Sumber: Panca Raya (15 Mei 1947)
Analisis Puisi:
Puisi "Putaran Bumi" karya Mahatmanto adalah sebuah karya sastra yang menggambarkan keberlangsungan hidup manusia dalam konteks kosmik yang luas.
- Tema Kehidupan dan Kosmos: Puisi ini membahas tema tentang keberlangsungan hidup manusia di Bumi yang berputar tanpa henti di tengah cakrawala yang luas. Penggunaan gambaran "Bumi melayang sepanjang cakrawala" menggambarkan kebesaran alam semesta dan kekecilan manusia di dalamnya.
- Kritik terhadap Kekuasaan dan Kegigihan: Mahatmanto menggunakan bahasa yang kuat untuk mengkritik kekuasaan dan kegigihan manusia. Ungkapan "dengan gigi-gigi loba dan angkara" menyoroti sifat-sifat manusia yang sering kali ganas dan rakus dalam mengejar kekuasaan atau kepentingan pribadi.
- Penggunaan Bahasa dan Gaya: Bahasa dalam puisi ini puitis namun mengandung kekuatan filosofis. Pemilihan kata-kata seperti "buaian berayun melingkar sirkel" menciptakan gambaran yang indah dan berputar, sejalan dengan tema tentang gerakan terus-menerus Bumi.
- Refleksi tentang Keindahan dan Kekosongan: Puisi ini juga mengeksplorasi tema keindahan kata-kata pujangga yang belum mampu merealisasikan mimpi dan kekosongan yang terasa tak tercapai. Ini mengundang pembaca untuk merenungkan tentang arti kehidupan dan pencarian makna di dunia yang terus berputar.
- Sisi Spiritual dan Kosmik: Dengan merujuk pada kata-kata "tiada semua dibenarkan Tuhan" dan gambaran tentang Bumi yang berputar tanpa henti, puisi ini juga menyentuh sisi spiritual dan kosmik, mengajak pembaca untuk mempertimbangkan peran manusia di alam semesta yang luas.
Melalui puisi "Putaran Bumi", Mahatmanto tidak hanya menghadirkan gambaran yang indah tentang alam semesta dan kehidupan, tetapi juga memprovokasi refleksi mendalam tentang eksistensi, kekuasaan, dan kebenaran.
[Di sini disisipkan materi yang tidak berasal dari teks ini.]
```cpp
__global__ __launch_bounds__(256) void pair_prefix_kernel(const int32_t* __restrict__ cnt, int n_tiles, int K,
                                                          int32_t* __restrict__ pref, int32_t* __restrict__ total) {
    __shared__ int wtot[4];
    __shared__ int carry_s;
    const int k = blockIdx.x, tid = threadIdx.x, lane = tid & 63, wave = tid >> 6;
    if (tid == 0) carry_s = 0;
// ... 83 lines not shown
    if (tid < K) range[tid] = make_int2(start[tid], start[tid + 1]);
    for (int t = tid; t < PL_ITEMS; t += 256) {
        int4 it = make_int4(-1, 0, 0, 0);
        if (t < start[K]) {
            int k = 0;
            while (k + 1 < K && start[k + 1] <= t) ++k;
            const int j = t - start[k];
            it.x = k;
            it.y = j * quota;
            it.z = min(it.y + quota, total[k]);
        }
        items[t] = it;
    }
}

__global__ __launch_bounds__(256) void pair_plan_kernel(const int32_t* __restrict__ total, int K, int4* __restrict__ items,
                                                        int2* __restrict__ range, int items_max) {
    pair_plan(total, K, items, range, items_max);
}

#define OSN_WG_TEMPLATE template <int MB, int NB, bool BUFG = false>
#define OSN_WG_NAME wgrad_tl_kernel
#define OSN_WG_NP 3
#include "wgrad_tl_kernel.h"
#undef OSN_WG_TEMPLATE
#undef OSN_WG_NAME
#undef OSN_WG_NP
#define OSN_WG_TEMPLATE template <int NP_, int MB, int NB, bool BUFG = false>
#define OSN_WG_NAME wgrad_tl_pieces_kernel
#define OSN_WG_NP NP_
#include "wgrad_tl_kernel.h"
#undef OSN_WG_TEMPLATE
#undef OSN_WG_NAME
#undef OSN_WG_NP

__global__ void wgrad_tl_reduce_kernel(const float* __restrict__ partial, const int2* __restrict__ range, int K, int cin,
                                       int cout, int transpose, int ident_items, float* __restrict__ out) {
    const int64_t per_k = int64_t(cin) * cout;
    const int64_t total = int64_t(K) * per_k;
    for (int64_t e = int64_t(blockIdx.x) * blockDim.x + threadIdx.x; e < total; e += int64_t(gridDim.x) * blockDim.x) {
        const int k = int(e / per_k);
        const int64_t r = e - int64_t(k) * per_k;
        int64_t src = r;
        if (transpose) {
            const int ci = int(r / cout), co = int(r - int64_t(ci) * cout);
            src = int64_t(co) * cin + ci;
        }
        const int t0 = range ? range[k].x : 0, t1 = range ? range[k].y : ident_items;
        float s = 0.f;
        for (int t = t0; t < t1; ++t) s += partial[int64_t(t) * per_k + src];
        out[e] = s;
    }
}

constexpr int WG_BATCH = 32;
struct WgJobs {
    osn_wgrad_job j[WG_BATCH];
};
// ... 51 lines not shown
        OSN_HIP(hipMemsetAsync(v.items, 0xFF, size_t(PL_ITEMS) * 16, st));
        OSN_HIP(hipMemsetAsync(v.range, 0, size_t(PL_KMAX) * 8, st));
        return OSN_OK;
    }
    OSN_REQUIRE(tl, OSN_E_ARG, "osn_pair_lists_build: null tile lists");
    const int64_t nt = cdiv(n_out, bm);
    const int32_t* cnt = static_cast<const int32_t*>(tl);
    const int2* lst = reinterpret_cast<const int2*>(static_cast<const char*>(tl) + align_up(size_t(nt) * K * 4, 256));
    hipLaunchKernelGGL(pair_prefix_kernel, dim3(K), dim3(256), 0, st, cnt, int(nt), K, v.pref, v.total);
    const int items_max = PL_ITEMS;
    const bool own_plan = maps_legacy();
    if (own_plan) hipLaunchKernelGGL(pair_plan_kernel, dim3(1), dim3(256), 0, st, v.total, K, v.items, v.range, items_max);
    hipLaunchKernelGGL(pair_fill_kernel, dim3(unsigned(nt)), dim3(256), 0, st, cnt, lst, out_rows, v.pref, v.total, int(nt), K,
                       bm, v.pin, v.pout, v.poff, own_plan ? nullptr : v.items, v.range, items_max);
    OSN_LAUNCH_CHECK();
    return OSN_OK;
}

namespace {
struct WgTlPlan {
    int mb, nb, n_ab, n_gb;
};
WgTlPlan plan_wg_tl(int ca, int cg) {
    auto blocks = [](int c) { int t = (c + 31) / 32; return t > 4 ? 4 : t; };
    WgTlPlan p;
    p.mb = blocks(ca);
    p.nb = blocks(cg);
    p.n_ab = int(cdiv(ca, 32 * p.mb));
    p.n_gb = int(cdiv(cg, 32 * p.nb));
    return p;
}
int ident_quota(int64_t n) {
    int64_t q = cdiv(n, PL_ITEMS);
    q = (q + 31) / 32 * 32;
    if (q < 64) q = 64;
    return int(q);
}
}

extern "C" size_t osn_spconv_wgrad_tl_ws_bytes(int K, int cin, int cout) {
    (void)K;
    return size_t(PL_ITEMS) * size_t(cin) * size_t(cout) * 4;
}

template <int MB>
static void launch_wg_tl_nb(int pieces, int nb, dim3 grid, hipStream_t st, const float* ra, const float* rg, const int32_t* ia,
                            const int32_t* ig, const int32_t* poff, const int4* items, float* partial, int ca, int cg,
                            int n_gb, int irows, int iquota, unsigned a_bytes, unsigned g_bytes) {
    const bool bufg = a_bytes != 0u && g_bytes != 0u;
#define OSN_WGTL_L(...)                                                                                                        \
    do {                                                                                                                       \
        if (bufg)                                                                                                              \
            hipLaunchKernelGGL((__VA_ARGS__, true>), grid, dim3(256), 0, st, ra, rg, ia, ig, poff, items, partial, ca, cg, n_gb, irows, \
                               iquota, a_bytes, g_bytes);                                                                      \
        else                                                                                                                   \
            hipLaunchKernelGGL((__VA_ARGS__, false>), grid, dim3(256), 0, st, ra, rg, ia, ig, poff, items, partial, ca, cg, n_gb, irows, \
                               iquota, 0u, 0u);                                                                                \
    } while (0)
#define OSN_WGTL(NB_)                                                                                                          \
    do {                                                                                                                       \
        if (pieces == 3) OSN_WGTL_L(wgrad_tl_kernel<MB, NB_);                                                                  \
        else if (pieces == 2) OSN_WGTL_L(wgrad_tl_pieces_kernel<2, MB, NB_);                                                   \
        else OSN_WGTL_L(wgrad_tl_pieces_kernel<1, MB, NB_);                                                                    \
    } while (0)
    switch (nb) {
        case 1: OSN_WGTL(1); break;
        case 2: OSN_WGTL(2); break;
        case 3: OSN_WGTL(3); break;
        default: OSN_WGTL(4); break;
    }
#undef OSN_WGTL
#undef OSN_WGTL_L
}

static int wgrad_tl_partial(const float* in, const float* gout, const void* pl, int swap, float* gW, int64_t n_in,
                            int64_t n_out, int K, int cin, int cout, void* ws, size_t ws_bytes, osn_wgrad_job* job,
                            int* launched, osn_stream_t stream, int pieces) {
    hipStream_t st = static_cast<hipStream_t>(stream);
    OSN_REQUIRE(pieces >= 1 && pieces <= 3, OSN_E_ARG, "osn_spconv_wgrad_tl: pieces=%d (1, 2 or 3)", pieces);
    OSN_REQUIRE(K >= 1 && K <= PL_KMAX && cin >= 4 && (cin & 3) == 0 && cout >= 4 && (cout & 3) == 0 && gW, OSN_E_ARG,
                "osn_spconv_wgrad_tl: needs cin %% 4 == 0 and cout %% 4 == 0 (K=%d cin=%d cout=%d)", K, cin, cout);
    OSN_REQUIRE(n_in >= 0 && n_out >= 0 && n_in < (int64_t(1) << 31) && n_out < (int64_t(1) << 31), OSN_E_ARG,
                "osn_spconv_wgrad_tl: row counts out of range");
    const int64_t wtotal = int64_t(K) * cin * cout;
    *launched = 0;
    if (n_out == 0 || n_in == 0) {
        OSN_HIP(hipMemsetAsync(gW, 0, size_t(wtotal) * 4, st));
        return OSN_OK;
    }
    OSN_REQUIRE(in && gout, OSN_E_ARG, "osn_spconv_wgrad_tl: null pointer");
    OSN_REQUIRE(pl || (K == 1 && n_in == n_out), OSN_E_ARG, "osn_spconv_wgrad_tl: pair lists may be null only for K == 1");
    OSN_REQUIRE(aligned16(in) && aligned16(gout) && aligned16(gW), OSN_E_ARG, "osn_spconv_wgrad_tl: pointers must be 16-byte aligned");
    const size_t need = osn_spconv_wgrad_tl_ws_bytes(K, cin, cout);
    OSN_REQUIRE(ws && ws_bytes >= need, OSN_E_WS, "osn_spconv_wgrad_tl: workspace %zu < %zu", ws_bytes, need);
    float* partial = static_cast<float*>(ws);
// ... 3 lines not shown
    const int32_t *ia = nullptr, *ig = nullptr, *poff = nullptr;
    const int4* items = nullptr;
    const int2* range = nullptr;
    int n_items = PL_ITEMS, irows = 0, iquota = 0;
    if (pl) {
        const int64_t table_rows = swap ? n_in : n_out;
        PlView v = pl_view(const_cast<void*>(pl), table_rows, K, 1);
        ia = swap ? v.pout : v.pin;
        ig = swap ? v.pin : v.pout;
        poff = v.poff;
        items = v.items;
        range = v.range;
    } else {
        irows = int(n_out);
        iquota = ident_quota(n_out);
        n_items = int(cdiv(n_out, iquota));
    }
    const WgTlPlan p = plan_wg_tl(ca, cg);
    const dim3 grid(unsigned(p.n_ab * p.n_gb), unsigned(n_items));
    const uint64_t ab64 = uint64_t(n_in) * uint64_t(cin) * 4u, gb64 = uint64_t(n_out) * uint64_t(cout) * 4u;
    const bool bufg = n_in < (int64_t(1) << 24) && n_out < (int64_t(1) << 24) && ab64 < (uint64_t(1) << 31) &&
                      gb64 < (uint64_t(1) << 31);
    const unsigned a_bytes = bufg ? unsigned(ab64) : 0u, g_bytes = bufg ? unsigned(gb64) : 0u;
    switch (p.mb) {
        case 1: launch_wg_tl_nb<1>(pieces, p.nb, grid, st, ra, rg, ia, ig, poff, items, partial, ca, cg, p.n_gb, irows, iquota, a_bytes, g_bytes); break;
        case 2: launch_wg_tl_nb<2>(pieces, p.nb, grid, st, ra, rg, ia, ig, poff, items, partial, ca, cg, p.n_gb, irows, iquota, a_bytes, g_bytes); break;
        case 3: launch_wg_tl_nb<3>(pieces, p.nb, grid, st, ra, rg, ia, ig, poff, items, partial, ca, cg, p.n_gb, irows, iquota, a_bytes, g_bytes); break;
        default: launch_wg_tl_nb<4>(pieces, p.nb, grid, st, ra, rg, ia, ig, poff, items, partial, ca, cg, p.n_gb, irows, iquota, a_bytes, g_bytes); break;
    }
    OSN_LAUNCH_CHECK();
    job->partial = partial;
    job->range = range;
    job->gW = gW;
    job->K = K; job->cin = cin; job->cout = cout; job->ident_items = n_items;
    *launched = 1;
    return OSN_OK;
}

static int wgrad_tl_whole(const float* in, const float* gout, const void* pl, int swap, float* gW, int64_t n_in, int64_t n_out, int K,
                          int cin, int cout, void* ws, size_t ws_bytes, osn_stream_t stream, int pieces) {
    hipStream_t st = static_cast<hipStream_t>(stream);
    osn_wgrad_job job;
    int launched = 0;
    int rc = wgrad_tl_partial(in, gout, pl, swap, gW, n_in, n_out, K, cin, cout, ws, ws_bytes, &job, &launched, stream, pieces);
    if (rc || !launched) return rc;
    const int64_t wtotal = int64_t(K) * cin * cout;
    int g = int(cdiv(wtotal, 256));
    if (g > 4096) g = 4096;
    hipLaunchKernelGGL(wgrad_tl_reduce_kernel, dim3(g), dim3(256), 0, st, job.partial, static_cast<const int2*>(job.range), K, cin,
                       cout, 0, job.ident_items, gW);
    OSN_LAUNCH_CHECK();
// ... 63 lines not shown
```

### openscene_amd/csrc/wgrad_tl_kernel.h

```cpp
OSN_WG_TEMPLATE
__global__ __launch_bounds__(256, 2) void OSN_WG_NAME(const float* __restrict__ rows_a, const float* __restrict__ rows_g,
                                                      const int32_t* __restrict__ idx_a, const int32_t* __restrict__ idx_g,
                                                      const int32_t* __restrict__ poff, const int4* __restrict__ items,
                                                      float* __restrict__ partial, int ca, int cg, int n_cgb,
                                                      int ident_rows, int ident_quota, unsigned a_bytes, unsigned g_bytes) {
    constexpr int NP = OSN_WG_NP;
    constexpr int CA_T = 32 * MB, CG_T = 32 * NB;
    constexpr int LDA = CA_T + 8, LDG = CG_T + 8;
    constexpr int QA = CA_T / 4, QG = CG_T / 4;
    __shared__ __attribute__((aligned(16))) __bf16 Ap[NP][32][LDA];
    __shared__ __attribute__((aligned(16))) __bf16 Gp[NP][32][LDG];
    __shared__ int idxbuf[2][32];

    const int tid = threadIdx.x, lane = tid & 63;
    const int wave = __builtin_amdgcn_readfirstlane(tid >> 6);
    const int wi = wave >> 1, wj = wave & 1;
    const int a0 = (blockIdx.x / n_cgb) * CA_T;
    const int g0 = (blockIdx.x % n_cgb) * CG_T;
    int k, p0, p1, base;
    int pstep = 32;
    if (idx_a) {
        const int4 it = items[blockIdx.y];
        k = it.x; p0 = it.y; p1 = it.z;
        if (k < 0) return;
        base = poff[k];
        const int n_it = it.w >> 16;
        if (n_it > 1) { p0 += 32 * (it.w & 0xFFFF); pstep = 32 * n_it; }
        if (p0 >= p1) p1 = p0;
    } else {
        k = 0; base = 0;
        p0 = blockIdx.y * ident_quota;
        p1 = min(p0 + ident_quota, ident_rows);
        if (p0 >= p1) return;
    }
    (void)k;

    f32x4 acc[MB][NB];
#pragma unroll
    for (int i = 0; i < MB; ++i)
#pragma unroll
        for (int j = 0; j < NB; ++j) acc[i][j] = f32x4{0.f, 0.f, 0.f, 0.f};

    int ar[MB], ac[MB], gr[NB], gc[NB];
#pragma unroll
    for (int j = 0; j < MB; ++j) { const int idx = tid + 256 * j; ar[j] = idx / QA; ac[j] = (idx - ar[j] * QA) * 4; }
#pragma unroll
    for (int j = 0; j < NB; ++j) { const int idx = tid + 256 * j; gr[j] = idx / QG; gc[j] = (idx - gr[j] * QG) * 4; }

    const __amdgpu_buffer_rsrc_t arsrc = __builtin_amdgcn_make_buffer_rsrc(const_cast<float*>(rows_a), 0, int(BUFG ? a_bytes : 0u), 0x00020000);
    const __amdgpu_buffer_rsrc_t grsrc = __builtin_amdgcn_make_buffer_rsrc(const_cast<float*>(rows_g), 0, int(BUFG ? g_bytes : 0u), 0x00020000);
    const unsigned ca4 = unsigned(ca) * 4u, cg4 = unsigned(cg) * 4u;
    float4 pa[MB], pg[NB];
    auto load_idx = [&](int p) -> int {
        const int q = p + (tid & 31);
        if (tid >= 64) return -1;
        if (q >= p1) return -1;
        if (!idx_a) return q;
        return tid < 32 ? idx_a[base + q] : idx_g[base + q];
    };
    auto fetch = [&](int par) {
#pragma unroll
        for (int j = 0; j < MB; ++j) {
            const int r = idxbuf[0][ar[j]];
            const int ch = a0 + ac[j];
            if constexpr (BUFG) {
                pa[j] = __builtin_bit_cast(float4, __builtin_amdgcn_raw_buffer_load_b128(
                                                       arsrc, __umul24(unsigned(max(r, 0)), ca4) + 4u * unsigned(ch), 0, 0));
                continue;
            }
            const bool ok = r >= 0 && ch < ca;
            const unsigned ru = ok ? unsigned(r) : 0u, cu = ok ? unsigned(ch) : 0u;
            pa[j] = *reinterpret_cast<const float4*>(rows_a + (uint64_t(ru) * unsigned(ca) + cu));
        }
#pragma unroll
        for (int j = 0; j < NB; ++j) {
            const int r = idxbuf[1][gr[j]];
            const int ch = g0 + gc[j];
            if constexpr (BUFG) {
                pg[j] = __builtin_bit_cast(float4, __builtin_amdgcn_raw_buffer_load_b128(
                                                       grsrc, __umul24(unsigned(max(r, 0)), cg4) + 4u * unsigned(ch), 0, 0));
                continue;
            }
            const bool ok = r >= 0 && ch < cg;
            const unsigned ru = ok ? unsigned(r) : 0u, cu = ok ? unsigned(ch) : 0u;
            pg[j] = *reinterpret_cast<const float4*>(rows_g + (uint64_t(ru) * unsigned(cg) + cu));
        }
        (void)par;
    };
    auto split4 = [&](const float4& v, bool ok, bf16x4& h1, bf16x4& h2, bf16x4& h3) {
        bf16x4 h[NP];
        tl_split4<NP>(ok ? v : make_float4(0.f, 0.f, 0.f, 0.f), h);
        h1 = h[0];
        if constexpr (NP > 1) h2 = h[1];
        if constexpr (NP > 2) h3 = h[2];
    };

    int ireg = load_idx(p0);
    if (tid < 64) idxbuf[tid >> 5][tid & 31] = ireg;
    __syncthreads();
    bool ok_a[MB], ok_g[NB];
    auto valid_now = [&]() {
#pragma unroll
        for (int j = 0; j < MB; ++j) ok_a[j] = idxbuf[0][ar[j]] >= 0 && a0 + ac[j] < ca;
#pragma unroll
        for (int j = 0; j < NB; ++j) ok_g[j] = idxbuf[1][gr[j]] >= 0 && g0 + gc[j] < cg;
    };
    valid_now();
    fetch(0);
    ireg = load_idx(p0 + pstep);

    for (int p = p0; p < p1; p += pstep) {
        bf16x4 a1[MB], a2[MB], a3[MB], g1[NB], g2[NB], g3[NB];
#pragma unroll
        for (int j = 0; j < MB; ++j) split4(pa[j], ok_a[j], a1[j], a2[j], a3[j]);
#pragma unroll
        for (int j = 0; j < NB; ++j) split4(pg[j], ok_g[j], g1[j], g2[j], g3[j]);
        __syncthreads();
#pragma unroll
        for (int j = 0; j < MB; ++j) {
            *reinterpret_cast<bf16x4*>(&Ap[0][ar[j]][ac[j]]) = a1[j];
            if constexpr (NP > 1) *reinterpret_cast<bf16x4*>(&Ap[1][ar[j]][ac[j]]) = a2[j];
            if constexpr (NP > 2) *reinterpret_cast<bf16x4*>(&Ap[2][ar[j]][ac[j]]) = a3[j];
        }
#pragma unroll
        for (int j = 0; j < NB; ++j) {
            *reinterpret_cast<bf16x4*>(&Gp[0][gr[j]][gc[j]]) = g1[j];
            if constexpr (NP > 1) *reinterpret_cast<bf16x4*>(&Gp[1][gr[j]][gc[j]]) = g2[j];
            if constexpr (NP > 2) *reinterpret_cast<bf16x4*>(&Gp[2][gr[j]][gc[j]]) = g3[j];
        }
        if (tid < 64) idxbuf[tid >> 5][tid & 31] = ireg;
        __syncthreads();
        if (p + pstep < p1) {
            valid_now();
            fetch(0);
            ireg = load_idx(p + 2 * pstep);
        }
        const int li = lane & 15, lg = lane >> 4;
        auto frag = [&](const __bf16* plane, int pitch, int c16) -> bf16x8 {
            const __bf16* q = plane + (8 * lg + (li >> 2)) * pitch + c16 + 4 * (li & 3);
            const s16x4 lo = __builtin_amdgcn_ds_read_tr16_b64_v4i16(
                (__attribute__((address_space(3))) s16x4*)(q));
            const s16x4 hi = __builtin_amdgcn_ds_read_tr16_b64_v4i16(
                (__attribute__((address_space(3))) s16x4*)(q + 4 * pitch));
            union { s16x4 h[2]; bf16x8 v; } u;
            u.h[0] = lo; u.h[1] = hi;
            return u.v;
        };
        bf16x8 fa[MB][NP], fg[NB][NP];
#pragma unroll
        for (int i = 0; i < MB; ++i)
#pragma unroll
            for (int pl = 0; pl < NP; ++pl) fa[i][pl] = frag(&Ap[pl][0][0], LDA, (wi * MB + i) * 16);
#pragma unroll
        for (int j = 0; j < NB; ++j)
#pragma unroll
            for (int pl = 0; pl < NP; ++pl) fg[j][pl] = frag(&Gp[pl][0][0], LDG, (wj * NB + j) * 16);
#pragma unroll
        for (int i = 0; i < MB; ++i)
#pragma unroll
            for (int j = 0; j < NB; ++j) {
                f32x4 t = acc[i][j];
                split_products<NP>([&](auto ap, auto gp) {
                    t = __builtin_amdgcn_mfma_f32_16x16x32_bf16(fa[i][ap], fg[j][gp], t, 0, 0, 0);
                });
                acc[i][j] = t;
            }
    }

    float* d = partial + int64_t(blockIdx.y) * ca * cg;
#pragma unroll
    for (int i = 0; i < MB; ++i)
#pragma unroll
        for (int j = 0; j < NB; ++j) {
            const int co = g0 + (wj * NB + j) * 16 + (lane & 15);
#pragma unroll
            for (int r = 0; r < 4; ++r) {
                const int ci = a0 + (wi * MB + i) * 16 + 4 * (lane >> 4) + r;
                if (ci < ca && co < cg) d[int64_t(ci) * cg + co] = acc[i][j][r];
            }
        }
}
```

Puisi ini mengajak pembaca untuk mempertanyakan peran manusia di dunia yang terus bergerak dan peran keindahan kata-kata dalam mencerahkan kegelapan dan kekosongan yang ada.
Karya: Mahatmanto
Biodata Mahatmanto:
- Mahatmanto (nama sebenarnya adalah R. Suradal Abdul Manan) lahir di Kulur, Adikarta, Yogyakarta, pada tanggal 13 Agustus 1924.
- Dalam dunia sastra, Mahatmanto menggunakan cukup banyak nama samaran, beberapa di antaranya adalah Abu Chalis, Murbaningrt, Murbaningsih, Murbaningrad, Moerbaningsih, SA Murbaningrad, Suradal, Sang Agung, dan Sri Armajati Murbaningsih.